• Data supplied
○ ○ ○

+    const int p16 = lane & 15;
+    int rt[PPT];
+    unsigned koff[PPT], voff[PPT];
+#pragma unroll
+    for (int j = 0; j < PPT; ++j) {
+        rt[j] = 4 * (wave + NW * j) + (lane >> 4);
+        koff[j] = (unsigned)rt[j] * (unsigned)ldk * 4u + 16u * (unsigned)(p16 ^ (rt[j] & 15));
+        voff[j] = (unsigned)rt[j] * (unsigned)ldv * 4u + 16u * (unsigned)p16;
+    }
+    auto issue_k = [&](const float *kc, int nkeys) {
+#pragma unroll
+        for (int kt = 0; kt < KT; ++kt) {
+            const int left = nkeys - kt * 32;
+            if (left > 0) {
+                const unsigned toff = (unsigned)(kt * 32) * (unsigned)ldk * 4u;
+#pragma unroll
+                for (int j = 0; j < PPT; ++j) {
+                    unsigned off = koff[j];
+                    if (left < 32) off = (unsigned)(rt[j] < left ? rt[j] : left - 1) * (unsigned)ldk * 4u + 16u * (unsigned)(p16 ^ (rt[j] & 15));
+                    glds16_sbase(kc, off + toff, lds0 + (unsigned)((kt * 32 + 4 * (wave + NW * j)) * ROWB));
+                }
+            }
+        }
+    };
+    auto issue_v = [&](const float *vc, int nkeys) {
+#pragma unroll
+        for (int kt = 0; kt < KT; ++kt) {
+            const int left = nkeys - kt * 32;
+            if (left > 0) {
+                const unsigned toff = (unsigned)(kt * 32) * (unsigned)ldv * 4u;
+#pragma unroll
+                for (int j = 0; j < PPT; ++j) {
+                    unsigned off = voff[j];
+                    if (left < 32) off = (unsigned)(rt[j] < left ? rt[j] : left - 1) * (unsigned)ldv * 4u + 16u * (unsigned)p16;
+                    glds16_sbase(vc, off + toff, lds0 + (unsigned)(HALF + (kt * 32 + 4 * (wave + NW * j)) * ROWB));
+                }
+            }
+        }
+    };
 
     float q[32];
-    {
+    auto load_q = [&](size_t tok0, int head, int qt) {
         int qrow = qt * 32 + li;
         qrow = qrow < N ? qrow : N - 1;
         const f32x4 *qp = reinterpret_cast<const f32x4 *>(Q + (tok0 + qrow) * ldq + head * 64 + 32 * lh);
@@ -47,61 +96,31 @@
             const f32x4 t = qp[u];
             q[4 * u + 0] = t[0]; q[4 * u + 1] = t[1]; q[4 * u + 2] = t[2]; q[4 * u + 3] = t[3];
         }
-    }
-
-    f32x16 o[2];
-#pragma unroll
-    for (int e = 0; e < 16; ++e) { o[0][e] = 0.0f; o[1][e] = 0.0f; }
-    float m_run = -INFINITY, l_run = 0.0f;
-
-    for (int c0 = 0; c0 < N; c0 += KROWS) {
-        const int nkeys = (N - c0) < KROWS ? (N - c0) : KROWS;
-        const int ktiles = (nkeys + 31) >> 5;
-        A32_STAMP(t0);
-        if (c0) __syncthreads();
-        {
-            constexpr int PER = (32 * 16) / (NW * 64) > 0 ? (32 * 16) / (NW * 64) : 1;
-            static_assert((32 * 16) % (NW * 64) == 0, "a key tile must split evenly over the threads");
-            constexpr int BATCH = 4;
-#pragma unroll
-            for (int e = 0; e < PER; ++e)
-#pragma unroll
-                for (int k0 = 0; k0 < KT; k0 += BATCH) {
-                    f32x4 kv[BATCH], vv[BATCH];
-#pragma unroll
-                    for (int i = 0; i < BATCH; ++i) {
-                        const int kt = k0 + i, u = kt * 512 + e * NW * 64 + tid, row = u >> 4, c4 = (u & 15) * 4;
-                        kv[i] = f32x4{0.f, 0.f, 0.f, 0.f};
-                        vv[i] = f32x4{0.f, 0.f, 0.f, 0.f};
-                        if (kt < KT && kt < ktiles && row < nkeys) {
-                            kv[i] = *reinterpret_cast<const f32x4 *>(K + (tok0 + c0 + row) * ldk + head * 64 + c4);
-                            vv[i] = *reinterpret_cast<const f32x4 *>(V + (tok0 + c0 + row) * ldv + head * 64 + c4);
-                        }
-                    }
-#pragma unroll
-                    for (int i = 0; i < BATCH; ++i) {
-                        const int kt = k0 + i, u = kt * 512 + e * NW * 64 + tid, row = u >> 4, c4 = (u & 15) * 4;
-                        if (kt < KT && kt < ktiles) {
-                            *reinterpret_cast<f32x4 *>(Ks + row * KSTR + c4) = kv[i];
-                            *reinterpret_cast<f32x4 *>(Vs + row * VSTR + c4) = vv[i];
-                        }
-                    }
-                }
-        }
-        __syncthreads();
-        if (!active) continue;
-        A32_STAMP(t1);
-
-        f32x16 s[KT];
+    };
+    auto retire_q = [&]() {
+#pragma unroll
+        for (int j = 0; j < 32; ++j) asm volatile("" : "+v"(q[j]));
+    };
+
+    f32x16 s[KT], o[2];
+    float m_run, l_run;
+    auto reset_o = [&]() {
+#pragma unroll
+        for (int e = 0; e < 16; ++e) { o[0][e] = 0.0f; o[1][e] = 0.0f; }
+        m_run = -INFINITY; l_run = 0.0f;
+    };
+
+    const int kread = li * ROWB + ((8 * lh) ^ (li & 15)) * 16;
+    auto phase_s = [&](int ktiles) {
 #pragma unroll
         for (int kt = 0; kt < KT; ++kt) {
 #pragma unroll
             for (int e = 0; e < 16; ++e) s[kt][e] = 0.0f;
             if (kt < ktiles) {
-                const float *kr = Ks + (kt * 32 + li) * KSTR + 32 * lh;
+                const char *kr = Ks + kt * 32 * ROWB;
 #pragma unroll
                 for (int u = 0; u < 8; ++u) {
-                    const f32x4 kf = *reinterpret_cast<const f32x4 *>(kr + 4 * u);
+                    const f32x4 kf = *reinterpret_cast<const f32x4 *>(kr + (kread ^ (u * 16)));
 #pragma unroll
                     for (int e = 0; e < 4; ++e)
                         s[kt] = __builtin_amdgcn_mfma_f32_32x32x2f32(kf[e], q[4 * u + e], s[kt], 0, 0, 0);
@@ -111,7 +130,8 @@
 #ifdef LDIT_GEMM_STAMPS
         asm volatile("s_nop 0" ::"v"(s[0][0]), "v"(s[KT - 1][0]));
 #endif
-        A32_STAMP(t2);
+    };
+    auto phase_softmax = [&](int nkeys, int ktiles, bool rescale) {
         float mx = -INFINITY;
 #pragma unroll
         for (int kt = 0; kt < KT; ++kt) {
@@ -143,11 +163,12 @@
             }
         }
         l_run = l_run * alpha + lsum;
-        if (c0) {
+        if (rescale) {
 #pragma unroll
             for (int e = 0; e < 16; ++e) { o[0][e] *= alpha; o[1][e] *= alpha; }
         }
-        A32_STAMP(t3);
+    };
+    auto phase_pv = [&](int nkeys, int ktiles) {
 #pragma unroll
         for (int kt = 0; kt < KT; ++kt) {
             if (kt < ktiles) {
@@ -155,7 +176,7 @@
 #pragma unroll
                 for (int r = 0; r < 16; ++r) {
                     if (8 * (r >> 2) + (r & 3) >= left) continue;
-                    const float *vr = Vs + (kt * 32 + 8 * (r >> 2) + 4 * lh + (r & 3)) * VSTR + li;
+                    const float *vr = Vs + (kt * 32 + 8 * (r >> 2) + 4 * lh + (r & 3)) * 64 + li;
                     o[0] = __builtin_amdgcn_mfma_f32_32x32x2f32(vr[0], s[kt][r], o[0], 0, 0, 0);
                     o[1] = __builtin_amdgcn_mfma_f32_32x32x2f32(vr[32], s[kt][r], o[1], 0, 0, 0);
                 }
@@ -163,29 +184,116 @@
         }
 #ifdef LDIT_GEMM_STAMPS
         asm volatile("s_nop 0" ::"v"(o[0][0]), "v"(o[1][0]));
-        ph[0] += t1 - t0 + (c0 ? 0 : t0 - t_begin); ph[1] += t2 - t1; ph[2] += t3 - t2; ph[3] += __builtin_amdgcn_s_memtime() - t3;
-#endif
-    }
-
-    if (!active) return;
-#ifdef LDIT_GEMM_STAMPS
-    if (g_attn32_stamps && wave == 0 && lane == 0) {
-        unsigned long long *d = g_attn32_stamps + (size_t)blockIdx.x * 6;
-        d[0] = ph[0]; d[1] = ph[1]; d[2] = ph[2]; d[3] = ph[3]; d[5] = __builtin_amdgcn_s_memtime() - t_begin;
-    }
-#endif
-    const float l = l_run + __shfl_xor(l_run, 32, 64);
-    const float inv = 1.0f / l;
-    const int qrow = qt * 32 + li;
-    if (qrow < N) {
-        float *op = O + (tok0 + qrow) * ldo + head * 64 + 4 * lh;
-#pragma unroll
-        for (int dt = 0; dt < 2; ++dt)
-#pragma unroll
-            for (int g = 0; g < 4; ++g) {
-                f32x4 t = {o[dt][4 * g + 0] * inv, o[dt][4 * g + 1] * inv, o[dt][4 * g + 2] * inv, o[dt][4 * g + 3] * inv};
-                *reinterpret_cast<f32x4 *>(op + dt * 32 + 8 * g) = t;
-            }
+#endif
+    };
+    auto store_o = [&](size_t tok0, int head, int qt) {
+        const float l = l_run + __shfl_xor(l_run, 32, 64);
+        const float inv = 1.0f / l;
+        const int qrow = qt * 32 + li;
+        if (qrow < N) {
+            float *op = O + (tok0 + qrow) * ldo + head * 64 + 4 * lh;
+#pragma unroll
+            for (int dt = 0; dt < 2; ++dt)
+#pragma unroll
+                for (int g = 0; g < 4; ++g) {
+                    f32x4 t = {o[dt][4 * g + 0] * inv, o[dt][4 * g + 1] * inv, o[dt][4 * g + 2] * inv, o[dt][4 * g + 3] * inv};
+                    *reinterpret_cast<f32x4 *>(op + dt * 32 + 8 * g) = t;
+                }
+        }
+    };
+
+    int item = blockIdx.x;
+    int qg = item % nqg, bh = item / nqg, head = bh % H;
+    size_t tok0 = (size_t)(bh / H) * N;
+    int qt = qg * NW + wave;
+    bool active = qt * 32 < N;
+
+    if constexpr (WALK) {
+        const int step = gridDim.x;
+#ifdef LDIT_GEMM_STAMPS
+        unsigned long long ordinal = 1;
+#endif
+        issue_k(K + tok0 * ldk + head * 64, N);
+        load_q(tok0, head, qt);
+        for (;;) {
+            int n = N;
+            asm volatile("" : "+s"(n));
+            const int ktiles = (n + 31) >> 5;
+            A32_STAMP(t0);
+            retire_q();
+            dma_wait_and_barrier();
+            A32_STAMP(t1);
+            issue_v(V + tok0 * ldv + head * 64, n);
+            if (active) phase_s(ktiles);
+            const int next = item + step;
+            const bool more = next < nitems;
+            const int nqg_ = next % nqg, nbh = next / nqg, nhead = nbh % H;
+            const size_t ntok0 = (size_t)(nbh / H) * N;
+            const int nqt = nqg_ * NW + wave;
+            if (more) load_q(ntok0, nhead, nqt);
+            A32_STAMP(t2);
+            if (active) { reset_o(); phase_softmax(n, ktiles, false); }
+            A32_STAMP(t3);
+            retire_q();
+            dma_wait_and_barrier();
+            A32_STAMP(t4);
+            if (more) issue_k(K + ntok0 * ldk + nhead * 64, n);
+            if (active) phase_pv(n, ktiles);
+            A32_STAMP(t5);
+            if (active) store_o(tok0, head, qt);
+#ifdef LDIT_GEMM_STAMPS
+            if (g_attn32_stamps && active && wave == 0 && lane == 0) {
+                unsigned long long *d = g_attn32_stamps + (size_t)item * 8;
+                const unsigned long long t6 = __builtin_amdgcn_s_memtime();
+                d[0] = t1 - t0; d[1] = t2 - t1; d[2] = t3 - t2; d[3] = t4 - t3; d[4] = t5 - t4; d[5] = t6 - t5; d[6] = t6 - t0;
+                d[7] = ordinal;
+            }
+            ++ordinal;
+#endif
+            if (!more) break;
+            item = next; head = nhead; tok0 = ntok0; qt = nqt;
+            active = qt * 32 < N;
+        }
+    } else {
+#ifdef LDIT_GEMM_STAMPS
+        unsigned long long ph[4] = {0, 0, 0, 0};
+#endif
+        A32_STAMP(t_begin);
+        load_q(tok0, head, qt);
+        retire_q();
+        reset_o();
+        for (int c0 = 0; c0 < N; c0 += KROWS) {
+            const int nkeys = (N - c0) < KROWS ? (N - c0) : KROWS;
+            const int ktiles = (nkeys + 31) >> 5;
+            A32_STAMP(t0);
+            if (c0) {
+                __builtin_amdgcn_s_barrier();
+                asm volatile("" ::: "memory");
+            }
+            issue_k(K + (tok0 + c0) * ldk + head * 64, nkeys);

○ ○ ○

Say how many lines of the data hold the string "step". Reply with the number alone.

2